Как никто из нас, один из очень и очень немногих (тут рядом с Абрамовым можно поставить лишь В. Тендрякова), он не просто задавался трудными вопросами, но всегда доискивался до ответов. Доказательство тому роман «Дом», многие статьи и выступления. Это был художник и труженик проникающего, мускулистого ума, что чувствовалось даже и в разговорах. Вместе с ним говорить было трудно, он вел мысль как борозду, распахивая ее из глубины, выворачивая из-под слоя поверхностного и случайного, и, как всему, что достается в трудах, знал ей цену, умел добиться, чтобы его слушали.

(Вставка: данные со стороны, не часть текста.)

struct mtb_ctx {
    int device = 0;
    mtb_params par{};
    hipStream_t stream = nullptr;
    bool ownStream = false;
    HostTables tables{};
    uint64_t D = 0;
    DbRec* db = nullptr;
    bool borrowedDb = false;
    std::shared_ptr<DbArrays> dbArrays;
    uint64_t* dirMem = nullptr;
    ProbeLine* lines = nullptr;
    uint64_t* lineP = nullptr;
    uint16_t* runOff = nullptr;
    ProbeExt* lineExt = nullptr;
    uint64_t* link = nullptr;
    AADir dir{};
    uint64_t rankLo = 0, rankHi = ~0ull;
    int joinMode = 0;
    uint64_t* tileRec = nullptr;
    uint32_t* tilePre = nullptr;
    uint64_t nTiles = 0;
    uint32_t sweepNom = 2048;
    uint32_t sweepLdsCap = ~0u;
    bool sweepSmall = false;
    bool filterThreadMajor = false;
    int sweepPersist = 1;
    uint32_t matchWinCap = ~0u;
    bool directJoin = true;
    bool directRetry = false;
    int pruneAfter = 2;
    int bigGroups = 1;
    bool fuseFilter = true;
    bool radixDigits = true;
    bool radixAtomicFirst = false;
    int binnedSort = 0;
    uint64_t binRcForce = 0;
    bool binDigits = true;
    bool uniformUnits = true;
    uint32_t upr = 0;
    uint64_t binHost[kSortBins] = {};
    bool noFilter = false;
    uint32_t spillShift = 0;
    bool sparse = false;
    uint32_t maxW = 0;
    int sortLoFine = kQuerySortLoFine;
    bool forceGeneric = false;
    bool segsortGlobal = false;
    uint32_t mergeSeg = 0;
    int waveTaxon = -1;
    int emulateAll = 0;
    bool pruneCompact = true;
    bool noAlias = false;
    uint64_t aliasBytes = 0;
    int32_t* spOf = nullptr;
    int32_t maxTax = 0;
    int32_t *tNodeOf = nullptr, *tNodeTax = nullptr, *tParent = nullptr, *tDepth = nullptr, *tSpParent = nullptr;
    uint8_t* tFlags = nullptr;
    uint32_t cladePerMatch = 2;
    std::vector<int32_t> hNodeOf;
    std::vector<std::string> hRank;
    HostTaxonomy hTax;
    mutable std::vector<std::string> lineage;
    mutable std::once_flag lineageOnce;
    std::shared_ptr<void> pipelineCache;
    mutable mtb::TaxText taxText;
    mutable std::once_flag taxTextOnce;
    WsBudget ws;
    DevBuf seq1, off1, seq2, off2, meta, reserve, slotOff, qlen, scanTmp;
    DevBuf keysA, valsA, keysB, valsB, radixCounts, radixOffs;
    DevBuf readCnt, mOff, matches, matchesSorted, segScratch, maxSeg, errFlag;
    DevBuf ordKA, ordVA, ordKB, ordVB, matchWin, unitRead, unitInfo, mStage, mRank, mTotal, mDirect, ovFlag, waveList, waveCount, devStats;
    DevBuf qFrom, probeStats;
    DevBuf longList, longCnt;
    DevBuf qStart;
    uint32_t longCap = 0;
    DevBuf chunkIn, chunkCnt, chunkSrcOff;
    DevBuf liveCnt, liveOff;
    DevBuf segLen;
    DevBuf sizeLists;
    DevBuf digA, digB;
    DevBuf binCnt, binTab;
    DevBuf maskOut1, maskOut2, maskProb, maskScale;
    DevBuf readLens;
    DevBuf readCnt64;
    uint64_t liveM = 0;
    double openS[8] = {0, 0, 0, 0, 0, 0, 0, 0};
    static constexpr int kNumStats = 20;
    uint64_t stats[kNumStats] = {};
    uint32_t chunkC = 1;
    uint64_t stageRegion = 0;
    uint64_t spillCap = 0;
    DevBuf emMap, emCnt, emScratch, emPacked, emCnt32, emOff;
    bool emValid = false;
    bool emPackedValid = false;
    std::vector<mtb_em_map> emHost;
    std::vector<uint32_t> spKmers;
    std::string dbDir;
    DevBuf local, paths, comb, conn, spScore, spKeep,
        gFlag, sFlag, pathCnt, gScan, sScan, gStart, sStart, clade, tcPool, tcLen, tcOff, tcOut, results;
    uint32_t nReads = 0;
    uint64_t Q = 0, M = 0, nTaxcnt = 0;
    uint64_t Qall = 0;
    double presentShare = 0.5;
    const uint64_t* qKeys = nullptr;
    const uint32_t* qSlots = nullptr;
    bool keepStages = false;
    bool probed = false;
    bool matchOnly = false;
    float stageMs[5] = {0, 0, 0, 0, 0};
    hipEvent_t ev[6]{};
    static constexpr int kNumKern = 7;
    float kernMs[kNumKern] = {0, 0, 0, 0, 0, 0, 0};
    hipEvent_t kev[2 * kNumKern]{};
};

static std::vector<DevBuf*> batch_bufs(mtb_ctx* c);

static void bind_workspace(mtb_ctx* c, size_t cap) {
    c->ws.cap = cap;
    if (const char* e = getenv("MTB_WORKSPACE_CAP")) {
        char* end = nullptr;
        double v = strtod(e, &end);
        const char u = end ? *end : 0;
        v *= u == 'G' || u == 'g' ? 1e9 : u == 'M' || u == 'm' ? 1e6 : u == 'K' || u == 'k' ? 1e3 : 1.0;
        c->ws.cap = v > 0 ? (size_t)v : 0;
    }
    for (DevBuf* b : batch_bufs(c)) b->budget = &c->ws;
}

static void free_db(mtb_ctx* c) {
    if (c->dbArrays) {
        c->dbArrays.reset();
        c->db = nullptr;
        c->dirMem = nullptr;
        c->lines = nullptr;
        c->lineP = nullptr;
        c->runOff = nullptr;
        c->lineExt = nullptr;
        c->link = nullptr;
        return;
    }
    if (c->borrowedDb) c->db = nullptr;
    void* ptrs[] = {c->db, c->dirMem, c->lines, c->lineP, c->runOff, c->lineExt, c->link, c->spOf, c->tNodeOf, c->tNodeTax, c->tParent, c->tDepth, c->tSpParent, c->tFlags};
    for (void* p : ptrs)
        if (p) hipFree(p);
    c->db = nullptr;
    c->dirMem = nullptr;
    c->lines = nullptr;
    c->lineP = nullptr;
    c->runOff = nullptr;
    c->lineExt = nullptr;
    c->link = nullptr;
}

template <typename T>
static hipError_t upload(T** dst, const std::vector<T>& v, hipStream_t s) {
    hipError_t e = hipMalloc((void**)dst, std::max<size_t>(1, v.size()) * sizeof(T));
    if (e != hipSuccess) return e;
    if (!v.empty()) e = hipMemcpyAsync(*dst, v.data(), v.size() * sizeof(T), hipMemcpyHostToDevice, s);
    return e;
}

static int validate_params(const mtb_params* p) {
    if (p->reduced_aa) { set_error("reduced-AA DBs (ReducedKmerMatcher) are out of scope"); return MTB_ERR_UNSUPPORTED; }
    if (p->em && p->db_parts > 1) { set_error("--em needs the whole DB in one context"); return MTB_ERR_UNSUPPORTED; }
    if (p->mask_mode && !(p->mask_prob > 0.0f && p->mask_prob <= 1.0f)) { set_error("mask_prob must be in (0, 1]"); return MTB_ERR_ARG; }
    if (p->kmer_format != 1 && p->kmer_format != 2) { set_error("kmer_format must be 1 or 2"); return MTB_ERR_UNSUPPORTED; }
    if (p->syncmer && p->kmer_format != 2) { set_error("syncmer requires kmer_format 2"); return MTB_ERR_UNSUPPORTED; }
    if (p->syncmer && (p->smer_len < 1 || p->smer_len > 8)) { set_error("smer_len must be in [1, 8]"); return MTB_ERR_ARG; }
    if (p->seq_mode < 1 || p->seq_mode > 3) { set_error("seq_mode must be 1, 2 or 3"); return MTB_ERR_ARG; }
    return MTB_OK;
}

static double since(std::chrono::steady_clock::time_point& t) {
    const auto now = std::chrono::steady_clock::now();
    const double d = std::chrono::duration<double>(now - t).count();
    t = now;
    return d;
}

static int decode_db_chunked(mtb_ctx* c, HostDb& db, uint32_t mask, hipStream_t s) {
    const uint64_t nDiff = db.nDiff, D = c->D;
    uint64_t W = 1ull << 30;
    if (const char* e = getenv("MTB_DECODE_CHUNK_WORDS")) W = std::max<uint64_t>(8, strtoull(e, nullptr, 10));
    W = std::max<uint64_t>(std::min(W, nDiff), 1);
    DevBuf dDiff, dFlag, dIdx, dTmp, dVal, dInfo;
    HIP_TRY(dDiff.ensure(W * sizeof(uint16_t)));
    HIP_TRY(dFlag.ensure(W * sizeof(uint32_t)));
    HIP_TRY(dIdx.ensure((W + 2) * sizeof(uint64_t)));
    HIP_TRY(dTmp.ensure(scan_tmp_elems(W) * sizeof(uint64_t)));
    HIP_TRY(dVal.ensure(W * sizeof(uint64_t)));
    HIP_TRY(dInfo.ensure(W * sizeof(uint32_t)));
    auto a0 = std::chrono::steady_clock::now();
    HIP_TRY(hipMalloc(&c->db, (D + kDbPad) * sizeof(DbRec)));
    c->openS[7] = since(a0);
    const bool fromFile = !db.diffFile.empty();
    double upS = 0;
    auto l0 = std::chrono::steady_clock::now();
    StageLanes lanes(c->device);
    upS += since(l0);
    uint64_t w0 = 0, k0 = 0, carry = 0, seen = 0;
    HIP_TRY(hipStreamSynchronize(s));
    while (w0 < nDiff) {
        const uint64_t n = std::min(W, nDiff - w0);
        auto u0 = std::chrono::steady_clock::now();
        const bool got = fromFile ? read_to_device(db.diffFile, dDiff.p, n * sizeof(uint16_t), w0 * sizeof(uint16_t), &lanes)
                                  : upload_to_device(db.diffP + w0, dDiff.p, n * sizeof(uint16_t), &lanes);
        if (!got) return MTB_ERR_IO;
        upS += since(u0);
        uint64_t lastTerm = 0, lastValue = 0;
        const uint64_t terms = decode_diff_chunk(dDiff.as<uint16_t>(), n, carry, dVal.as<uint64_t>(),
                                                 dFlag.as<uint32_t>(), dIdx.as<uint64_t>(), dTmp.p, &lastTerm,
                                                 &lastValue, s);
        HIP_TRY(hipGetLastError());
        const bool lastChunk = w0 + n == nDiff;
        if (terms == 0) {
            set_error("diffIdx ends mid k-mer");
            return MTB_ERR_DB;
        }
        if (lastChunk && lastTerm != n - 1) {
            set_error("diffIdx ends mid k-mer");
            return MTB_ERR_DB;
        }
        seen += terms;
        if (seen <= D) {
            u0 = std::chrono::steady_clock::now();
            const bool gotInfo = fromFile ? read_to_device(db.infoFile, dInfo.p, terms * sizeof(uint32_t),
                                                           k0 * sizeof(uint32_t), &lanes)
                                          : upload_to_device(db.infoP + k0, dInfo.p, terms * sizeof(uint32_t), &lanes);
            if (!gotInfo) return MTB_ERR_IO;
            upS += since(u0);
            launch_mask_info(dInfo.as<uint32_t>(), terms, mask, s);
            if (c->par.kmer_format == 2) launch_to_rank_form(dVal.as<uint64_t>(), terms, s);
            launch_pack_db(dVal.as<uint64_t>(), dInfo.as<uint32_t>(), terms, c->db + k0, s);
            HIP_TRY(hipStreamSynchronize(s));
            k0 += terms;
        }
        carry = lastValue;
        w0 += lastTerm + 1;
    }
    if (seen != D) {
        set_error("diffIdx k-mer count " + std::to_string(seen) + " != info entries " + std::to_string(D));
        return MTB_ERR_DB;
    }
    c->openS[0] += upS;
    return MTB_OK;
}

static int open_into(mtb_ctx* c, HostDb& db, const mtb_params* par, int device, const mtb_db_resident* res,
                     double readS, std::chrono::steady_clock::time_point t0) {
    auto tp = t0;
    c->device = device;
// ... 163 lines not shown
        if (!res->records || res->n_kmers < 2) { set_error("resident DB needs >= 2 k-mers"); return MTB_ERR_DB; }
    } else {
        if (!check_db(db)) return MTB_ERR_DB;
        if (db.nInfo < 2) { set_error("DB has fewer than 2 k-mers"); return MTB_ERR_DB; }
        if (par->db_parts > 1 && !slice_db_part(db, par->db_part, par->db_parts)) return MTB_ERR_DB;
    }
    mtb_ctx* c = new mtb_ctx();
    rc = open_into(c, db, par, device, res, readS, t0);
    if (rc != MTB_OK) {
        const std::string msg = mtb_last_error();
        mtb_close(c);
        set_error(msg);
        return rc;
    }
    *out = c;
    return MTB_OK;
}

extern "C" {

int mtb_open(const char* db_dir, const mtb_params* par, int device, mtb_ctx** out) {
    if (!db_dir || !par || !out) { set_error("null argument"); return MTB_ERR_ARG; }
    HostDb db;
    const auto t0 = std::chrono::steady_clock::now();
    if (!load_db_files(db_dir, db, par->db_parts <= 1)) return MTB_ERR_IO;
    const double readS = std::chrono::duration<double>(std::chrono::steady_clock::now() - t0).count();
    const int rc = open_common(db, par, device, out, nullptr, readS);
    if (rc == MTB_OK) (*out)->dbDir = db_dir;
    return rc;
}

int mtb_open_host(const mtb_db_host* h, const mtb_params* par, int device, mtb_ctx** out) {
    if (!h || !par || !out) { set_error("null argument"); return MTB_ERR_ARG; }
    HostDb db;
    if (par->db_parts > 1) {
        db.diffIdx.assign(h->diff_idx, h->diff_idx + h->n_diff_idx);
        db.info.assign(h->info, h->info + h->n_info);
        db.use_vectors();
    } else {
        db.diffP = h->diff_idx;
        db.nDiff = h->n_diff_idx;
        db.infoP = h->info;
        db.nInfo = h->n_info;
    }
    if (h->split) db.split.assign(h->split, h->split + 3 * h->n_split);
    db.taxIdList.assign(h->taxid_list, h->taxid_list + h->n_taxid_list);
    std::vector<std::string> ranks(h->n_nodes), names(h->n_nodes);
    for (uint64_t i = 0; i < h->n_nodes; i++) {
        ranks[i] = h->rank_pool + h->rank_off[i];
        if (h->name_pool) names[i] = h->name_pool + h->name_off[i];
    }
    if (!build_taxonomy(h->node_taxid, h->node_parent, h->n_nodes, ranks, names, h->merged_old, h->merged_new,
                        h->n_merged, db.tax) ||
        !build_species_map(db))
        return MTB_ERR_DB;
    return open_common(db, par, device, out);
}

int mtb_open_resident(const mtb_db_resident* r, const mtb_db_host* h, const mtb_params* par, int device,
                      mtb_ctx** out) {
    if (!r || !h || !par || !out) { set_error("null argument"); return MTB_ERR_ARG; }
    HostDb db;
    db.taxIdList.assign(h->taxid_list, h->taxid_list + h->n_taxid_list);
    std::vector<std::string> ranks(h->n_nodes), names(h->n_nodes);
    for (uint64_t i = 0; i < h->n_nodes; i++) {
        ranks[i] = h->rank_pool + h->rank_off[i];
        if (h->name_pool) names[i] = h->name_pool + h->name_off[i];
    }
    if (!build_taxonomy(h->node_taxid, h->node_parent, h->n_nodes, ranks, names, h->merged_old, h->merged_new,
                        h->n_merged, db.tax) ||
        !build_species_map(db))
        return MTB_ERR_DB;
    return open_common(db, par, device, out, r);
}

int mtb_clone(const mtb_ctx* src, mtb_ctx** out) {
    if (!src || !out) { set_error("null argument"); return MTB_ERR_ARG; }
    mtb_ctx* c = new mtb_ctx();
    c->device = src->device;
    c->par = src->par;
    c->tables = src->tables;
    HIP_TRY(hipSetDevice(c->device));
    HIP_TRY(hipStreamCreateWithFlags(&c->stream, hipStreamNonBlocking));
    c->ownStream = true;
    for (auto& e : c->ev) HIP_TRY(hipEventCreate(&e));
    for (auto& e : c->kev) HIP_TRY(hipEventCreate(&e));
    c->dbArrays = src->dbArrays;
    c->D = src->D;
    c->db = src->db;
    c->borrowedDb = src->borrowedDb;
    c->dirMem = src->dirMem;
    c->lines = src->lines;
    c->lineP = src->lineP;
    c->runOff = src->runOff;
    c->lineExt = src->lineExt;
    c->link = src->link;
    c->dir = src->dir;
    c->rankLo = src->rankLo;
    c->rankHi = src->rankHi;
    c->spOf = src->spOf;
    c->maxTax = src->maxTax;
    c->tNodeOf = src->tNodeOf;
    c->tNodeTax = src->tNodeTax;
    c->tParent = src->tParent;
    c->tDepth = src->tDepth;
    c->tSpParent = src->tSpParent;
    c->tFlags = src->tFlags;
    c->cladePerMatch = src->cladePerMatch;
    c->hNodeOf = src->hNodeOf;
    c->hRank = src->hRank;
    c->hTax = src->hTax;
    c->dbDir = src->dbDir;
    c->spKmers = src->spKmers;
    c->joinMode = src->joinMode;
    c->sweepNom = src->sweepNom;
    c->sweepLdsCap = src->sweepLdsCap;
    c->sweepSmall = src->sweepSmall;
    c->filterThreadMajor = src->filterThreadMajor;
    c->sweepPersist = src->sweepPersist;
    c->matchWinCap = src->matchWinCap;
    c->directJoin = src->directJoin;
    c->directRetry = src->directRetry;
    c->pruneAfter = src->pruneAfter;
    c->bigGroups = src->bigGroups;
    c->fuseFilter = src->fuseFilter;
    c->presentShare = src->presentShare;
    c->spillShift = src->spillShift;
    c->sortLoFine = src->sortLoFine;
    c->forceGeneric = src->forceGeneric;
    c->segsortGlobal = src->segsortGlobal;
    c->mergeSeg = src->mergeSeg;
    c->waveTaxon = src->waveTaxon;
    c->emulateAll = src->emulateAll;
    c->pruneCompact = src->pruneCompact;
    c->noAlias = src->noAlias;
    c->noFilter = src->noFilter;
    c->radixDigits = src->radixDigits;
    c->radixAtomicFirst = src->radixAtomicFirst;
    c->binnedSort = src->binnedSort;
    c->binRcForce = src->binRcForce;
    c->binDigits = src->binDigits;
    c->uniformUnits = src->uniformUnits;
    bind_workspace(c, src->ws.cap);
    *out = c;
    return MTB_OK;
}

Никакого сомнения: в том, что происходит теперь по возрождению русского поля в широком смысле, и его работа, в которой он себя не жалел, и его правда. Так и вижу: стоит, только что услышав радостную весть об окончательном прекращении работ по переброске рек, Федор Александрович посреди вновь распаханной запусти и говорит, обращаясь в родные просторы упрямо и уверенно: «А как иначе? Так и должно быть! Или мы не великий народ?!»

1987



СЛУЖБА ВАСИЛИЯ БЕЛОВА

Я познакомился с Василием Ивановичем Беловым в 1970 году. В составе советско-болгарского клуба молодой творческой интеллигенции (был в то время такой клуб, созданный комсомолом и делавший чрезвычайно полезные дела, одно из которых и, пожалуй, главное - правильно ориентировать в искусстве и жизни и сводить вместе молодые русские таланты) - так вот, в составе этого клуба встретились мы в самолете, летевшем во Фрунзе, теперешний киргизский Бишкек, а там поселились в одном гостиничном номере. И этот день оказался днем рождения Василия Ивановича. Мы решили отметить его вдвоем и, чтобы не разглашать факт такого события, заперлись в номере. Но надолго ли хватит русского человека для сокрытия подобного факта - и уже часа через полтора дверь наша, как и душа Василия Ивановича, была нараспашку, а в номере стоял густой гвалт.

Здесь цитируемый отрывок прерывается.